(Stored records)
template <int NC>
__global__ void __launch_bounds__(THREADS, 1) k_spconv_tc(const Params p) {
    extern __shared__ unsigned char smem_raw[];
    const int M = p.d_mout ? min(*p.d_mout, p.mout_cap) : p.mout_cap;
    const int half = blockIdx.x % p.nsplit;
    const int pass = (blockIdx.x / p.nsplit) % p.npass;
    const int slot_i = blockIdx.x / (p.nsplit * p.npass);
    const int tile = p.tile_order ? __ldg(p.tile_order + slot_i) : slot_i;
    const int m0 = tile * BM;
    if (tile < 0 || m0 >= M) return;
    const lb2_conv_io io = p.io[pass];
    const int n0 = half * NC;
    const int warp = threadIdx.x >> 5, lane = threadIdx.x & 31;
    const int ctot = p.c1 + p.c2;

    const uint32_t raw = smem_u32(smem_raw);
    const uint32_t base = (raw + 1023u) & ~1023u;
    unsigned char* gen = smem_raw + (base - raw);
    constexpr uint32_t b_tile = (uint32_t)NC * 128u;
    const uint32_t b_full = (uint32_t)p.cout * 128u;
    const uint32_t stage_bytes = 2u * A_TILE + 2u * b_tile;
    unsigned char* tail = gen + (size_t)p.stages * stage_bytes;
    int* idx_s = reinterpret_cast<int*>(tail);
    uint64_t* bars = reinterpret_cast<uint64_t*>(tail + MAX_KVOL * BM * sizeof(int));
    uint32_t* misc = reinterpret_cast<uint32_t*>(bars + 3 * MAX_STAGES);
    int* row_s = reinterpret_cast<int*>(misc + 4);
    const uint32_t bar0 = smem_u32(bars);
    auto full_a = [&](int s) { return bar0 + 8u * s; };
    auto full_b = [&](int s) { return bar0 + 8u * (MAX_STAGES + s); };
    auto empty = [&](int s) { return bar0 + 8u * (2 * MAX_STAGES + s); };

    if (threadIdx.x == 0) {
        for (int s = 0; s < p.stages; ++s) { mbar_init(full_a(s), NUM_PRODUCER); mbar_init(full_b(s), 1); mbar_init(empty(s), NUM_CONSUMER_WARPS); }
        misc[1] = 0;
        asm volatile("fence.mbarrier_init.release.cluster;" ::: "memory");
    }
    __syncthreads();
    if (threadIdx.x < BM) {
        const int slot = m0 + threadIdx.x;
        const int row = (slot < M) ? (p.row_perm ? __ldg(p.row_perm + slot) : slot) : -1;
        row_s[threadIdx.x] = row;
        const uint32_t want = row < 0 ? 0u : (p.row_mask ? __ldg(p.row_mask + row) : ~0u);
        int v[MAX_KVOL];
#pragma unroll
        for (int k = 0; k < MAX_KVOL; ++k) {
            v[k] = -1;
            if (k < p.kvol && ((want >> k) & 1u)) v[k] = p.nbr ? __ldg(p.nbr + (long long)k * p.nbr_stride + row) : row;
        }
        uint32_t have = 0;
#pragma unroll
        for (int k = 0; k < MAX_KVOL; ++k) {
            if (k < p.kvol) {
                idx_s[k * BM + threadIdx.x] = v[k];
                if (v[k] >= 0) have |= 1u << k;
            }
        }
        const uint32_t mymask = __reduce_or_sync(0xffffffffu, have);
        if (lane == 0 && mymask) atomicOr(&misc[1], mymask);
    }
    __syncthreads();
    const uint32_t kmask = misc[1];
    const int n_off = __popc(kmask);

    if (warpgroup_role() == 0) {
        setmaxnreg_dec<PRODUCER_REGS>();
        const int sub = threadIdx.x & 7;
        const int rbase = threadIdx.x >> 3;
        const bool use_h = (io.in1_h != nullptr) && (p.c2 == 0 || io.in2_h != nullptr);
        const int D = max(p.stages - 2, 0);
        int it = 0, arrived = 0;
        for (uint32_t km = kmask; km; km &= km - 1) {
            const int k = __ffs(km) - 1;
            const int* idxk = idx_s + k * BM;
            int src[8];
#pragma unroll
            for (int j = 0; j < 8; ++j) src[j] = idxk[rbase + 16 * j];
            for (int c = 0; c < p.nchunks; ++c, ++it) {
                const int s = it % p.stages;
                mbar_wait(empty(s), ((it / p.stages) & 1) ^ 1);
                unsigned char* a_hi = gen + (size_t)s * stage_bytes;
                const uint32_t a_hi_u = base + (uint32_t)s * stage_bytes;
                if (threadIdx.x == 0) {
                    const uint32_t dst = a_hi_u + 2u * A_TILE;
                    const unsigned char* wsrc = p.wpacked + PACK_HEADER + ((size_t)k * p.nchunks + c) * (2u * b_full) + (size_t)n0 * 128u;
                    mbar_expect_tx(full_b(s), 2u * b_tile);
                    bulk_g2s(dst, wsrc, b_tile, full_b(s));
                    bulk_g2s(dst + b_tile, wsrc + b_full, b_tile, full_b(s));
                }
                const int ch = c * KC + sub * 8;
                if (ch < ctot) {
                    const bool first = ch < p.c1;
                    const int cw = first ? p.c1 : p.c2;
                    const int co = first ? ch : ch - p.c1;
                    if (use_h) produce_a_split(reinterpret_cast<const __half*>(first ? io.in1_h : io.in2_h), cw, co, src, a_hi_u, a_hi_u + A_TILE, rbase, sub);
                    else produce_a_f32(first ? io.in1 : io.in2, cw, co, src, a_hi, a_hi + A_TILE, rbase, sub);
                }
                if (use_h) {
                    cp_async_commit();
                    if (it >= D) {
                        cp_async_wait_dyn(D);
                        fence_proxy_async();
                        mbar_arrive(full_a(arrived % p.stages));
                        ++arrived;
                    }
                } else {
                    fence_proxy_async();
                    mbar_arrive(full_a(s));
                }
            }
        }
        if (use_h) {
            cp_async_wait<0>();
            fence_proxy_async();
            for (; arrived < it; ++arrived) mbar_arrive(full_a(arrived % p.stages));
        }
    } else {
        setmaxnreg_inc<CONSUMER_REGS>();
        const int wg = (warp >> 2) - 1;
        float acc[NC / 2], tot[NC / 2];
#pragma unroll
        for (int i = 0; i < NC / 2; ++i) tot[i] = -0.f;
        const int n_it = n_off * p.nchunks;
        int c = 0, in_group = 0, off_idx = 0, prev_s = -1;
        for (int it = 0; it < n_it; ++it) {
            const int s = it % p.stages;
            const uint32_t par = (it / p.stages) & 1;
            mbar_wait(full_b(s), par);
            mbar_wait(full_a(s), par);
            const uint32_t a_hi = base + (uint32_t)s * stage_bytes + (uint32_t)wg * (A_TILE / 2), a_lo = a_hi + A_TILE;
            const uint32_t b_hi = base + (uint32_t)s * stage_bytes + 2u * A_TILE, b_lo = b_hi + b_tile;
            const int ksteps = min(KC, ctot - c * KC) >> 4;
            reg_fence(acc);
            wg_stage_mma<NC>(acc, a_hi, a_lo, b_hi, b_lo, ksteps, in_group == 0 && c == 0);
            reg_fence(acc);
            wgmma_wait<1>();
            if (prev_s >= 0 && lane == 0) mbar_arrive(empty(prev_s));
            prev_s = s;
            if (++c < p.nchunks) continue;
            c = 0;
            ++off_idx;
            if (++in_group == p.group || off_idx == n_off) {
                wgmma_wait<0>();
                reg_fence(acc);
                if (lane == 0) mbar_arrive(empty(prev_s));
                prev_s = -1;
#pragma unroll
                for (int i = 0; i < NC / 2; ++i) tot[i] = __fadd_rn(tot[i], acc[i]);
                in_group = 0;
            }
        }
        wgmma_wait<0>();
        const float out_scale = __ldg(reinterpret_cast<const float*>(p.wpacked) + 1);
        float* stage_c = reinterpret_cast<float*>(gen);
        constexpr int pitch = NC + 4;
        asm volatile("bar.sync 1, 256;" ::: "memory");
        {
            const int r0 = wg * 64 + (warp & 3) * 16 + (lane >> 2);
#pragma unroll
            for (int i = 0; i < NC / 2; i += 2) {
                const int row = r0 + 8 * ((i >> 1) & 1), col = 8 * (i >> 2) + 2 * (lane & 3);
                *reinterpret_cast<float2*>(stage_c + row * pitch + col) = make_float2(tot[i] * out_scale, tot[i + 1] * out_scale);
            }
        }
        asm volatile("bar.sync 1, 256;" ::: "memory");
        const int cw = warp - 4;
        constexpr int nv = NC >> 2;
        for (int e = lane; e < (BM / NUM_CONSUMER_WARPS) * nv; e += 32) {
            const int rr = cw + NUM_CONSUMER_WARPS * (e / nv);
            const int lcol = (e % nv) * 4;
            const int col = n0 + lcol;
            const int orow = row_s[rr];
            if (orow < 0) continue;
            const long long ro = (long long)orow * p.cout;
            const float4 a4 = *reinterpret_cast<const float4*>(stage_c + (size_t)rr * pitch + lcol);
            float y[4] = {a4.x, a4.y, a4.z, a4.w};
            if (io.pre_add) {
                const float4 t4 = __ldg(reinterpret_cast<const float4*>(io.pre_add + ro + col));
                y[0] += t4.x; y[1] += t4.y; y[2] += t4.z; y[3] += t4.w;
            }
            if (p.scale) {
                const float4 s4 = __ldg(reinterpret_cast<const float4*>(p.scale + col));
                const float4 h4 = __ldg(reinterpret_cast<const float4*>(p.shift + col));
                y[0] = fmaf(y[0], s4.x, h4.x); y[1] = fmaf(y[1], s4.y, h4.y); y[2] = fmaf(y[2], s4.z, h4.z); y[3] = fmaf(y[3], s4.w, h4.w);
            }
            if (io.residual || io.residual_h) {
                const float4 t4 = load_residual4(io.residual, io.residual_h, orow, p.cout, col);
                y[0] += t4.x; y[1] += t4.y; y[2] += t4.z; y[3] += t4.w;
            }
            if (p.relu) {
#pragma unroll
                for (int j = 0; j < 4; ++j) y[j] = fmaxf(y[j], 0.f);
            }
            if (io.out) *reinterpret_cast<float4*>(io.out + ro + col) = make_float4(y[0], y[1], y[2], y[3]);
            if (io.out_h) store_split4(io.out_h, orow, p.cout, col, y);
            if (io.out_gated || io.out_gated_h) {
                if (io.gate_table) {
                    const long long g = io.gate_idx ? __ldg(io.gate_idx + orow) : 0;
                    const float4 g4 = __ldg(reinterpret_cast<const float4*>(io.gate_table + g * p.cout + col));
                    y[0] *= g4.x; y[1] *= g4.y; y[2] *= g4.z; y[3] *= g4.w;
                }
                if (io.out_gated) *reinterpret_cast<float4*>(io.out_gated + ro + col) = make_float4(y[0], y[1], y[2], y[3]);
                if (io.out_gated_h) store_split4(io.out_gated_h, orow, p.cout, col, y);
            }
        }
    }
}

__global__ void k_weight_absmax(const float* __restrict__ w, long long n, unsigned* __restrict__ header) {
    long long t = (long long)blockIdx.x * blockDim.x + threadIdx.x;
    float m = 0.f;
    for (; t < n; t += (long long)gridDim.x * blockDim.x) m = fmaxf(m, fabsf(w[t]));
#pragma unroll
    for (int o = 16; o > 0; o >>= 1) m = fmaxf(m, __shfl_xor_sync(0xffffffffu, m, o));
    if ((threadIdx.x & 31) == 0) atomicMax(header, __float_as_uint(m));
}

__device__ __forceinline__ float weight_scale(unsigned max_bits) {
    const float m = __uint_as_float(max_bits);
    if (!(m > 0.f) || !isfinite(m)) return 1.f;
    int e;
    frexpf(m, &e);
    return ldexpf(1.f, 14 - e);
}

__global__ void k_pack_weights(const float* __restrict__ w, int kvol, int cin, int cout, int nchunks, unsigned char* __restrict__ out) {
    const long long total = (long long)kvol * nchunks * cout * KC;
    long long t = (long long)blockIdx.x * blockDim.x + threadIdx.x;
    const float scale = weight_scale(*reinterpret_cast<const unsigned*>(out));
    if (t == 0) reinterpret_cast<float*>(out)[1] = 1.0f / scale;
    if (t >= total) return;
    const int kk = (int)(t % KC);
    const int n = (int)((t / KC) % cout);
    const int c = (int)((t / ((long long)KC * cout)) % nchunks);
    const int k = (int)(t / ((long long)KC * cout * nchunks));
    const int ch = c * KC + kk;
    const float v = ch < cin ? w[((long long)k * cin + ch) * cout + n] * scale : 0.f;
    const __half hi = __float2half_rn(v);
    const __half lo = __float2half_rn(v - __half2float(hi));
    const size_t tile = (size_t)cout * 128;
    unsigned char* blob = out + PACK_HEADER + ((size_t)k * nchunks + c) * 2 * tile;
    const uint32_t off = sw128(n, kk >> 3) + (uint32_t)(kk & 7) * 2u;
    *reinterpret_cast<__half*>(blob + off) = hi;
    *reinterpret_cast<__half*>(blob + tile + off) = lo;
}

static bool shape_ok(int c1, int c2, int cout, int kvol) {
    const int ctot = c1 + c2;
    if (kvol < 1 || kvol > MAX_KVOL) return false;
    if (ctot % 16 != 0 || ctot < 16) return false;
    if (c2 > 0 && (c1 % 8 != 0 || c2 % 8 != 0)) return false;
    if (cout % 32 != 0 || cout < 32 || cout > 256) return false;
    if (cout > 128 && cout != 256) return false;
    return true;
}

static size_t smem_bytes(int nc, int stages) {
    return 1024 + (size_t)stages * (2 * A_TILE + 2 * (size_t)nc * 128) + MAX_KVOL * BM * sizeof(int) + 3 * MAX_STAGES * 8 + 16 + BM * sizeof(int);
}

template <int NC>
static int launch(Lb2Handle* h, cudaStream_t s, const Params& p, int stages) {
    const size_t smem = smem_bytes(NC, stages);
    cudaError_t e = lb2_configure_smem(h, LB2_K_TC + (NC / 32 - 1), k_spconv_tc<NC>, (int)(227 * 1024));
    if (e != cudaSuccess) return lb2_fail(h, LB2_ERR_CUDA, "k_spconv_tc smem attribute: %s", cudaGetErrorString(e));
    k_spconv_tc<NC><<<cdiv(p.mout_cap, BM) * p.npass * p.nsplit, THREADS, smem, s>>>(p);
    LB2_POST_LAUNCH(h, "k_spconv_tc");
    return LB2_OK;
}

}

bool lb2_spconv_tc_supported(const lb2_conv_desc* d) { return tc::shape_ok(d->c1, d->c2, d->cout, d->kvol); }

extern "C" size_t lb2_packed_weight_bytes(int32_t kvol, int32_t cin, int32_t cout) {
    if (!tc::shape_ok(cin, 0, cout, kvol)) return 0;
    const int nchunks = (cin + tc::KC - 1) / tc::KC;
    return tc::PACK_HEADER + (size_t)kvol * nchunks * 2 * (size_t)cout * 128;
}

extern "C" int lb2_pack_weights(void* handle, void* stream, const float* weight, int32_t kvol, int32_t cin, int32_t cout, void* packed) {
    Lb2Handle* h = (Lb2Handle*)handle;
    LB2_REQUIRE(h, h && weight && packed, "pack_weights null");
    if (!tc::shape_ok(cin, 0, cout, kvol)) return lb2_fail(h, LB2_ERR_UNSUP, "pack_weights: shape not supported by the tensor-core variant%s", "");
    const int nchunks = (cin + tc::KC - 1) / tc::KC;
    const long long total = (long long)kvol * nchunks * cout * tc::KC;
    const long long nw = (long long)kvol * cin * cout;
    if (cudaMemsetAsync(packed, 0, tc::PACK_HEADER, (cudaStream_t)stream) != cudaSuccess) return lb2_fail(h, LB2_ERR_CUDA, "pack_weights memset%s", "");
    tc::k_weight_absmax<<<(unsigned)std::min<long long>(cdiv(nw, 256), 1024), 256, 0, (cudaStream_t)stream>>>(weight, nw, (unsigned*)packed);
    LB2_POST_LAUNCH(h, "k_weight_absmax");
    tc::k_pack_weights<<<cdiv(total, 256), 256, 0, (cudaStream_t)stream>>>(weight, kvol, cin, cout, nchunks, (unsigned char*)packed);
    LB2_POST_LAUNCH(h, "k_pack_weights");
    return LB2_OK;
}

...

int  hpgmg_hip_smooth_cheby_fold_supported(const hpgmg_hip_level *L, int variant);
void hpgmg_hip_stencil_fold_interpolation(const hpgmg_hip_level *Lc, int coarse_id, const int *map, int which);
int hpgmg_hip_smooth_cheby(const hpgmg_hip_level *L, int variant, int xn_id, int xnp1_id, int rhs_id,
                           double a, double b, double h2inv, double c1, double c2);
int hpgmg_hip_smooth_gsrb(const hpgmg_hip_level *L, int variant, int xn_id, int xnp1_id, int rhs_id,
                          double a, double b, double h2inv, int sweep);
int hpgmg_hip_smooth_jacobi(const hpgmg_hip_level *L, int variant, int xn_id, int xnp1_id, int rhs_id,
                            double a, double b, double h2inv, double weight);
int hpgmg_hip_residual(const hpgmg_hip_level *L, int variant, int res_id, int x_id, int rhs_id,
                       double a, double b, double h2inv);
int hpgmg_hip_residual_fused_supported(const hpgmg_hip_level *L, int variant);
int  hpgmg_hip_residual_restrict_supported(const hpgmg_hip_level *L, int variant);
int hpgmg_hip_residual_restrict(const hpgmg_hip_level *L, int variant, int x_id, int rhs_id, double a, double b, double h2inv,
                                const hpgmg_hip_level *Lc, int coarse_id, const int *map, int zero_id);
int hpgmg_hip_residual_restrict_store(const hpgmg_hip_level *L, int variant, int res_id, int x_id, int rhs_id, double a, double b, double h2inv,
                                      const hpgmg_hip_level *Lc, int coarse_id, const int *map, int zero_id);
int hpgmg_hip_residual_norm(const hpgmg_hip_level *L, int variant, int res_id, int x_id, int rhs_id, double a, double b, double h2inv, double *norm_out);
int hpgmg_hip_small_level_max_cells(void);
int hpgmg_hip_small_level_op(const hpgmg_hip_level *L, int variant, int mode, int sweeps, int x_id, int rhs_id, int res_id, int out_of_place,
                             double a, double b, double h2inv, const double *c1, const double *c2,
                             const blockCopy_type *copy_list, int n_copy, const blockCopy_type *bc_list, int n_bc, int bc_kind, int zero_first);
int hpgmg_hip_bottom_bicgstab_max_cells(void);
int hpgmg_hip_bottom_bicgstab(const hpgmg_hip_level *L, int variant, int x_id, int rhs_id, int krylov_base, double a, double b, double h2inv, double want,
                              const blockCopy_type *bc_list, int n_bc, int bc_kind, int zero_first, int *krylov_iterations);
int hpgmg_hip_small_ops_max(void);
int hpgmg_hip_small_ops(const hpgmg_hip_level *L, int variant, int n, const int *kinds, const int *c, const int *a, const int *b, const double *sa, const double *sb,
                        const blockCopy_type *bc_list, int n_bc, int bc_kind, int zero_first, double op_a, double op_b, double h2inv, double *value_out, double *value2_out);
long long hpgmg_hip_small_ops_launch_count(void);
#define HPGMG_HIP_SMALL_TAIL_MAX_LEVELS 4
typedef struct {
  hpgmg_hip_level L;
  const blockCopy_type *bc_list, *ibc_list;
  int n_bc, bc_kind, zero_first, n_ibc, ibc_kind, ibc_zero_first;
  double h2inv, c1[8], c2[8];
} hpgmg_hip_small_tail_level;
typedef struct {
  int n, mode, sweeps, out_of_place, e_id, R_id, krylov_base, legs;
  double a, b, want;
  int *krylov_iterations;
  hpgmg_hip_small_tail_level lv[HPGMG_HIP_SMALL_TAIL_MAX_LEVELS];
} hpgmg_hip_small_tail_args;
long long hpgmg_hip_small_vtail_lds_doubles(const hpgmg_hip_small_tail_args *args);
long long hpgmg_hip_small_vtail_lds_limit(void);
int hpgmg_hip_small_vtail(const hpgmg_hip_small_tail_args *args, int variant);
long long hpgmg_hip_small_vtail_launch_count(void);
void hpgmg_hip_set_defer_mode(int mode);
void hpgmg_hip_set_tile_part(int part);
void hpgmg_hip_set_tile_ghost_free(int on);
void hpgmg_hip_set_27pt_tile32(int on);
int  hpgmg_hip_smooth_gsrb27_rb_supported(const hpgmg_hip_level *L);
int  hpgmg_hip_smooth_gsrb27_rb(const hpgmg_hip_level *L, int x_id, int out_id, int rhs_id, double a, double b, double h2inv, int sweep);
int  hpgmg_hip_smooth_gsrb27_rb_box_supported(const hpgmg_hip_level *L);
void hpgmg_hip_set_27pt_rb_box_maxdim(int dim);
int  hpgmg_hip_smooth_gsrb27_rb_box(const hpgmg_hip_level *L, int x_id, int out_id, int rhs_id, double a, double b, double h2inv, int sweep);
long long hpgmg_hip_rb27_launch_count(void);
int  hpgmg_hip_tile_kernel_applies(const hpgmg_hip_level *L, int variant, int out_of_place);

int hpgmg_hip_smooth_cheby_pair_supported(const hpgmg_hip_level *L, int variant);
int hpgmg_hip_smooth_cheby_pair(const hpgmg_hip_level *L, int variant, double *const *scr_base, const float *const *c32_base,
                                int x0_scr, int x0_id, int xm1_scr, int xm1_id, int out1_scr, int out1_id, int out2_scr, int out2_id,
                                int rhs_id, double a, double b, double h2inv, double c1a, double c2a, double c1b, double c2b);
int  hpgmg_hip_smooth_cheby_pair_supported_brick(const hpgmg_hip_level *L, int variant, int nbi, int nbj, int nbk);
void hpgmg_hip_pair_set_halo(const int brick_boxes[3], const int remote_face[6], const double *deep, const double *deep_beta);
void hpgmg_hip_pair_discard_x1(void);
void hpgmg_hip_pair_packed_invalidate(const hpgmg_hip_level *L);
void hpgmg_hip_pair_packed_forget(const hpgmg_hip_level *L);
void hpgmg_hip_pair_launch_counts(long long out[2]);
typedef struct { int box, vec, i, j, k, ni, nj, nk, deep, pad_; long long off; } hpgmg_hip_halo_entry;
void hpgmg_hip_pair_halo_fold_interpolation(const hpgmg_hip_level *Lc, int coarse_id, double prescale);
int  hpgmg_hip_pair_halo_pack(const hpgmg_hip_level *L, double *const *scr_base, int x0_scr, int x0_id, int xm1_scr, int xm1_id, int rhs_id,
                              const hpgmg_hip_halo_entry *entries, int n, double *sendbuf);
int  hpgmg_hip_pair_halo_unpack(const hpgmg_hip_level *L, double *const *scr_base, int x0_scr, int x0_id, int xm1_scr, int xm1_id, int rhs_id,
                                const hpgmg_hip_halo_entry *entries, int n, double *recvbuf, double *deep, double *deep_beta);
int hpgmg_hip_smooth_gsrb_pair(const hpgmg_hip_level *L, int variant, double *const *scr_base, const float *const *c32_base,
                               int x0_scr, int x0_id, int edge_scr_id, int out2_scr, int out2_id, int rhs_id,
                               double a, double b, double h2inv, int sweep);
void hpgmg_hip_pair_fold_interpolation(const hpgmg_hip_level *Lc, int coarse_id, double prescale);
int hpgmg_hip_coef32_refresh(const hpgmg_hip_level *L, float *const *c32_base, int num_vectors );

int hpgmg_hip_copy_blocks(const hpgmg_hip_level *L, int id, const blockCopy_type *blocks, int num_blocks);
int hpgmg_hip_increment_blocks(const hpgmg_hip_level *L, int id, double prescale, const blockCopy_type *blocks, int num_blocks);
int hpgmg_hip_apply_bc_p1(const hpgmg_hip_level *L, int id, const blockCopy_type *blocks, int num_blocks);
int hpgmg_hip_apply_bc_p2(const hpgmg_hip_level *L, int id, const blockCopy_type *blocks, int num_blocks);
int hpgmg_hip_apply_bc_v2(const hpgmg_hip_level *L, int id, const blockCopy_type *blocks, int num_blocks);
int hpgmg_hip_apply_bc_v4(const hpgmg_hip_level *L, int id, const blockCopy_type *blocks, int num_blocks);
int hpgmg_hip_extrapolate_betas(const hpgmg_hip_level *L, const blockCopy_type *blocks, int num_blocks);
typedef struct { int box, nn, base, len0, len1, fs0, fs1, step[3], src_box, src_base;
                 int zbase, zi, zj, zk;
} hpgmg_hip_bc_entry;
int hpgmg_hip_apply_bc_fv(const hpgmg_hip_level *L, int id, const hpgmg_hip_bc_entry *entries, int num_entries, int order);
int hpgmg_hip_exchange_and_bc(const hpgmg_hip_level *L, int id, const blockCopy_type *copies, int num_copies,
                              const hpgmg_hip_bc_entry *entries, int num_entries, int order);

### PROBLEM TO SOLVE
Restate word for word only the lines above from the line containing "void hpgmg_hip_pair_packed_forget(const hpgmg_hip_level" to the line containing "const hpgmg_hip_halo_entry *entries, int n, double *sendbuf);", both of them included.

### WORKED SOLUTION
void hpgmg_hip_pair_packed_forget(const hpgmg_hip_level *L);
void hpgmg_hip_pair_launch_counts(long long out[2]);
typedef struct { int box, vec, i, j, k, ni, nj, nk, deep, pad_; long long off; } hpgmg_hip_halo_entry;
void hpgmg_hip_pair_halo_fold_interpolation(const hpgmg_hip_level *Lc, int coarse_id, double prescale);
int  hpgmg_hip_pair_halo_pack(const hpgmg_hip_level *L, double *const *scr_base, int x0_scr, int x0_id, int xm1_scr, int xm1_id, int rhs_id,
                              const hpgmg_hip_halo_entry *entries, int n, double *sendbuf);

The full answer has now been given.